TASK OBJECTIVE »
Return every line below in which "csrc" appears.

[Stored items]
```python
def linear_fwd(x: Tensor, w: Tensor, bias: Optional[Tensor], out: Tensor, *, resid: Optional[Tensor] = None,
               aux: Optional[Tensor] = None, epi: int = EPI_NONE, tile: int = 0, ln: Optional[tuple] = None) -> Tensor:
    M, K = x.shape
    N = w.shape[0]
    gemm(x, w, out, M, N, K, lda=K, ldb=K, ldc=N, bias=bias, resid=resid, ldr=N, aux=aux, ldaux=N, epi=epi, tile=tile, ln=ln)
    return out


def linear_dx(dy: Tensor, w: Tensor, out: Tensor, *, aux: Optional[Tensor] = None, epi: int = EPI_NONE,
              colsum_out: Optional[Tensor] = None, colsum_part: Optional[Tensor] = None, tile: int = 0) -> Tensor:
    M, N = dy.shape
    K = w.shape[1]
    part = colsum_part
    if colsum_out is not None and part is None:
        part = torch.empty(dx_colsum_part_shape(M, K), device=dy.device, dtype=torch.float32)
    gemm(dy, w, out, M, K, N, lda=dy.stride(0), ldb=K, ldc=K, b_trans=True, aux=aux, ldaux=K, epi=epi, colsum_part=part, tile=tile)
    if colsum_out is not None:
        colsum(part, colsum_out, False)
    return out
# ... 1197 lines not shown
```

Measured before the change: 8959 images/s.

## Fuse decoder query/context LayerNorm backward into decoder-build backward kernel

```diff
diff --git a/include/mmae.h b/include/mmae.h
--- a/include/mmae.h
+++ b/include/mmae.h
@@ -82,6 +82,7 @@
 int mmae_mx_wgrad(int on);
 int mmae_gelu_grad_aux(int on);
 int mmae_ln_fuse(int on);
+int mmae_ln_bwd_fuse(int on);
 int mmae_xattn_fuse(int on);
 int mmae_mx_scale_clear(void* scales, int rows, int cols, void* stream);
 int mmae_layernorm_fwd_mx(const float* x, const float* gamma, const float* beta, void* y_bf16, float* mean, float* rstd, int64_t R, int D,
@@ -329,6 +330,11 @@
 int mmae_decoder_build_bwd(const float* d_queries, const float* d_context, const int64_t* ids_keep,
                            const int64_t* ids_restore, const int32_t* task_offsets_host, int T, int q_task,
                            int B, int n_keep, int G, int D, int n_q, float* d_ctx, float* part, void* stream);
+int mmae_decoder_build_ln_bwd(const void* d_qn, const void* d_cn, int dtype, const float* queries, const float* context,
+                              const float* qmean, const float* qrstd, const float* cmean, const float* crstd,
+                              const float* q_gamma, const float* c_gamma, const int64_t* ids_keep, const int64_t* ids_restore,
+                              const int32_t* task_offsets_host, int T, int q_task, int B, int n_keep, int G, int D, int n_q,
+                              float* d_ctx, void* d_ctx_act, float* part, void* stream);
 
 int mmae_unpatchify(const float* patches, float* img, int B, int C, int nh, int nw, int ph, int pw, void* stream);
 int mmae_patchify(const float* img, void* patches, int patches_dtype, int64_t ld, int B, int C, int nh, int nw, int ph,
diff --git a/multimae_amd/csrc/composite.hip b/multimae_amd/csrc/composite.hip
--- a/multimae_amd/csrc/composite.hip
+++ b/multimae_amd/csrc/composite.hip
@@ -91,6 +91,7 @@
 
 struct LnSide { const float* g; const float* b; void* out; float* mean; float* rstd; float eps; };
 std::atomic<int> g_ln_fuse{1};
+std::atomic<int> g_ln_bwd_fuse{1};
 bool ln_side_ok(const Ctx& c, int N, int K, int out_dtype) {
     return g_ln_fuse.load(std::memory_order_relaxed) != 0 && is16(c.act_dtype) && out_dtype == MMAE_F32 && N == 256 && (K % 32) == 0 && !c.x3_w;
 }
@@ -571,6 +572,12 @@
     return prev;
 }
 
+int mmae_ln_bwd_fuse(int on) {
+    const int prev = g_ln_bwd_fuse.load(std::memory_order_relaxed);
+    if (on >= 0) g_ln_bwd_fuse.store(on ? 1 : 0, std::memory_order_relaxed);
+    return prev;
+}
+
 int mmae_ln_fuse(int on) {
     const int prev = g_ln_fuse.load(std::memory_order_relaxed);
     if (on >= 0) g_ln_fuse.store(on ? 1 : 0, std::memory_order_relaxed);
@@ -853,7 +860,7 @@
     t.d_qn = cv.take(Rq * D * es); t.d_cn = cv.take(Rc * D * es);
     t.d_queries = cv.takeT<float>(Rq * D); t.part_q = cv.takeT<float>((int64_t)mmae_layernorm_bwd_nblk(Rq) * 3 * D);
     t.d_context = cv.takeT<float>(Rc * D); t.part_c = cv.takeT<float>((int64_t)mmae_layernorm_bwd_nblk(Rc) * 3 * D);
-    t.d_ctx = cv.takeT<float>(Rc * D); t.part_b = cv.takeT<float>((int64_t)mmae_decoder_build_bwd_nblk(d->B) * (d->T + 1) * D);
+    t.d_ctx = cv.takeT<float>(Rc * D); t.part_b = cv.takeT<float>((int64_t)mmae_decoder_build_bwd_nblk(d->B) * (d->T + 5) * D);
     t.d_ctx_act = bf ? cv.take(Rc * D * es) : nullptr;
     t.x3_tmp = adapter_x3_bytes(d) ? cv.take(adapter_x3_bytes(d)) : nullptr;
     return t;
@@ -1083,20 +1090,35 @@
     if ((rc = fork_to(st, sd))) return rc;
     if (!grp_q.add(t.d_q, D, a.qn, D, gb[0], gb[1], D, D) && (rc = lin_dw(c, t.d_q, D, a.qn, gb[0], gb[1], Rq, D, D, sd, &cbat))) return rc;
     if (!grp_c.add(t.d_kv, 2 * D, a.cn, D, gb[2], gb[3], 2 * D, D) && (rc = lin_dw(c, t.d_kv, 2 * D, a.cn, gb[2], gb[3], Rc, 2 * D, D, sd, &cbat))) return rc;
+    const bool bfuse = g_ln_bwd_fuse.load(std::memory_order_relaxed) != 0 && bf && D == 256;
+    const void* d_ctx_act = t.d_ctx;
+    if (bfuse) {
+        if ((rc = mmae_decoder_build_ln_bwd(t.d_qn, t.d_cn, act, a.queries, a.context, a.qmean, a.qrstd, a.cmean, a.crstd, qnw, cnw, d->ids_keep,
+                                            d->ids_restore, d->task_offsets_host, T, d->q_task, B, NC - d->G, d->G, D, n_q, nullptr, t.d_ctx_act,
+                                            t.part_b, st))) return rc;
+        d_ctx_act = t.d_ctx_act;
+    } else {
     if ((rc = mmae_layernorm_bwd(t.d_qn, act, a.queries, qnw, a.qmean, a.qrstd, nullptr, t.d_queries, nullptr, MMAE_F32, t.part_q, Rq, D, st))) return rc;
     if ((rc = mmae_layernorm_bwd(t.d_cn, act, a.context, cnw, a.cmean, a.crstd, nullptr, t.d_context, nullptr, MMAE_F32, t.part_c, Rc, D, st))) return rc;
     if ((rc = mmae_decoder_build_bwd(t.d_queries, t.d_context, d->ids_keep, d->ids_restore, d->task_offsets_host, T, d->q_task, B, NC - d->G, d->G, D,
                                      n_q, t.d_ctx, t.part_b, st))) return rc;
-    const void* d_ctx_act = t.d_ctx;
     if (bf) { if ((rc = cast_to_act(act, t.d_ctx, t.d_ctx_act, (int64_t)Rc * D, st))) return rc; d_ctx_act = t.d_ctx_act; }
+    }
     if ((rc = fork_to(st, sd))) return rc;
-    if ((rc = cbat.add3(c, t.part_q, mmae_layernorm_bwd_nblk(Rq), D, gb[8], gb[9], nullptr, sd))) return rc;
-    if ((rc = cbat.add3(c, t.part_c, mmae_layernorm_bwd_nblk(Rc), D, gb[6], gb[7], nullptr, sd))) return rc;
     {
         float* dst[8];
         for (int i = 0; i < T; ++i) dst[i] = g_temb[i];
         dst[T] = g_mask;
-        if ((rc = cbat.add(c, t.part_b, MMAE_F32, mmae_decoder_build_bwd_nblk(B), (T + 1) * D, (T + 1) * D, D, dst, T + 1, sd))) return rc;
+        const int nb = mmae_decoder_build_bwd_nblk(B);
+        if (bfuse) {
+            float* lnd[4] = {gb[8], gb[9], gb[6], gb[7]};
+            if ((rc = cbat.add(c, t.part_b, MMAE_F32, nb, (T + 1) * D, (T + 5) * D, D, dst, T + 1, sd))) return rc;
+            if ((rc = cbat.add(c, t.part_b + (T + 1) * D, MMAE_F32, nb, 4 * D, (T + 5) * D, D, lnd, 4, sd))) return rc;
+        } else {
+            if ((rc = cbat.add3(c, t.part_q, mmae_layernorm_bwd_nblk(Rq), D, gb[8], gb[9], nullptr, sd))) return rc;
+            if ((rc = cbat.add3(c, t.part_c, mmae_layernorm_bwd_nblk(Rc), D, gb[6], gb[7], nullptr, sd))) return rc;
+            if ((rc = cbat.add(c, t.part_b, MMAE_F32, nb, (T + 1) * D, (T + 1) * D, D, dst, T + 1, sd))) return rc;
+        }
     }
     if (!grp_c.add(d_ctx_act, D, enc_act, d->Denc, gtail[2], gtail[3], D, d->Denc) &&
         (rc = lin_dw(c, d_ctx_act, D, enc_act, gtail[2], gtail[3], Rc, D, d->Denc, sd, &cbat))) return rc;
diff --git a/multimae_amd/csrc/tokens.hip b/multimae_amd/csrc/tokens.hip
--- a/multimae_amd/csrc/tokens.hip
+++ b/multimae_amd/csrc/tokens.hip
@@ -400,6 +400,115 @@
     }
 }
 
+template <bool ACC>
+__device__ __forceinline__ f32x4 build_ln_bwd_row(const f32x4 d, const f32x4 xv, float mu, float rs, const f32x4 g, f32x4& dg, f32x4& db) {
+    f32x4 xh, dh;
+    float s1 = 0.f, s2 = 0.f;
+#pragma unroll
+    for (int j = 0; j < 4; ++j) {
+        xh[j] = (xv[j] - mu) * rs;
+        dh[j] = d[j] * g[j];
+        s1 += dh[j];
+        s2 += dh[j] * xh[j];
+        if (ACC) { dg[j] += d[j] * xh[j]; db[j] += d[j]; }
+    }
+    const float c1 = wave_sum(s1) / 256.f, c2 = wave_sum(s2) / 256.f;
+    f32x4 o;
+#pragma unroll
+    for (int j = 0; j < 4; ++j) o[j] = rs * (dh[j] - c1 - xh[j] * c2);
+    return o;
+}
+
+template <typename DT>
+__global__ void __launch_bounds__(256) decoder_build_ln_bwd_kernel(const DT* __restrict__ d_qn, const DT* __restrict__ d_cn,
+                                                                   const float* __restrict__ queries, const float* __restrict__ context,
+                                                                   const float* __restrict__ qmean, const float* __restrict__ qrstd,
+                                                                   const float* __restrict__ cmean, const float* __restrict__ crstd,
+                                                                   const float* __restrict__ qgamma, const float* __restrict__ cgamma,
+                                                                   const long long* __restrict__ ids_keep, const long long* __restrict__ ids_restore,
+                                                                   const TaskTable tt, int q_task, int B, int n_keep, int G, int n_q, int Ntot,
+                                                                   float* __restrict__ d_ctx, DT* __restrict__ d_ctx_act, float* __restrict__ part) {
+    constexpr int D = 256;
+    __shared__ f32x4 tsum[4][MAX_TASKS + 1][64];
+    const int ph = __builtin_amdgcn_readfirstlane(threadIdx.x >> 6), lane = threadIdx.x & 63;
+    const int c = lane * 4;
+    const int NC = n_keep + G, NR = NC + n_q;
+    const int split = gridDim.y;
+#pragma unroll
+    for (int i = 0; i <= MAX_TASKS; ++i) tsum[ph][i][lane] = f32x4{0.f, 0.f, 0.f, 0.f};
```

RESPONSE FOR THIS EXERCISE »
diff --git a/multimae_amd/csrc/composite.hip b/multimae_amd/csrc/composite.hip
--- a/multimae_amd/csrc/composite.hip
+++ b/multimae_amd/csrc/composite.hip
diff --git a/multimae_amd/csrc/tokens.hip b/multimae_amd/csrc/tokens.hip
--- a/multimae_amd/csrc/tokens.hip
+++ b/multimae_amd/csrc/tokens.hip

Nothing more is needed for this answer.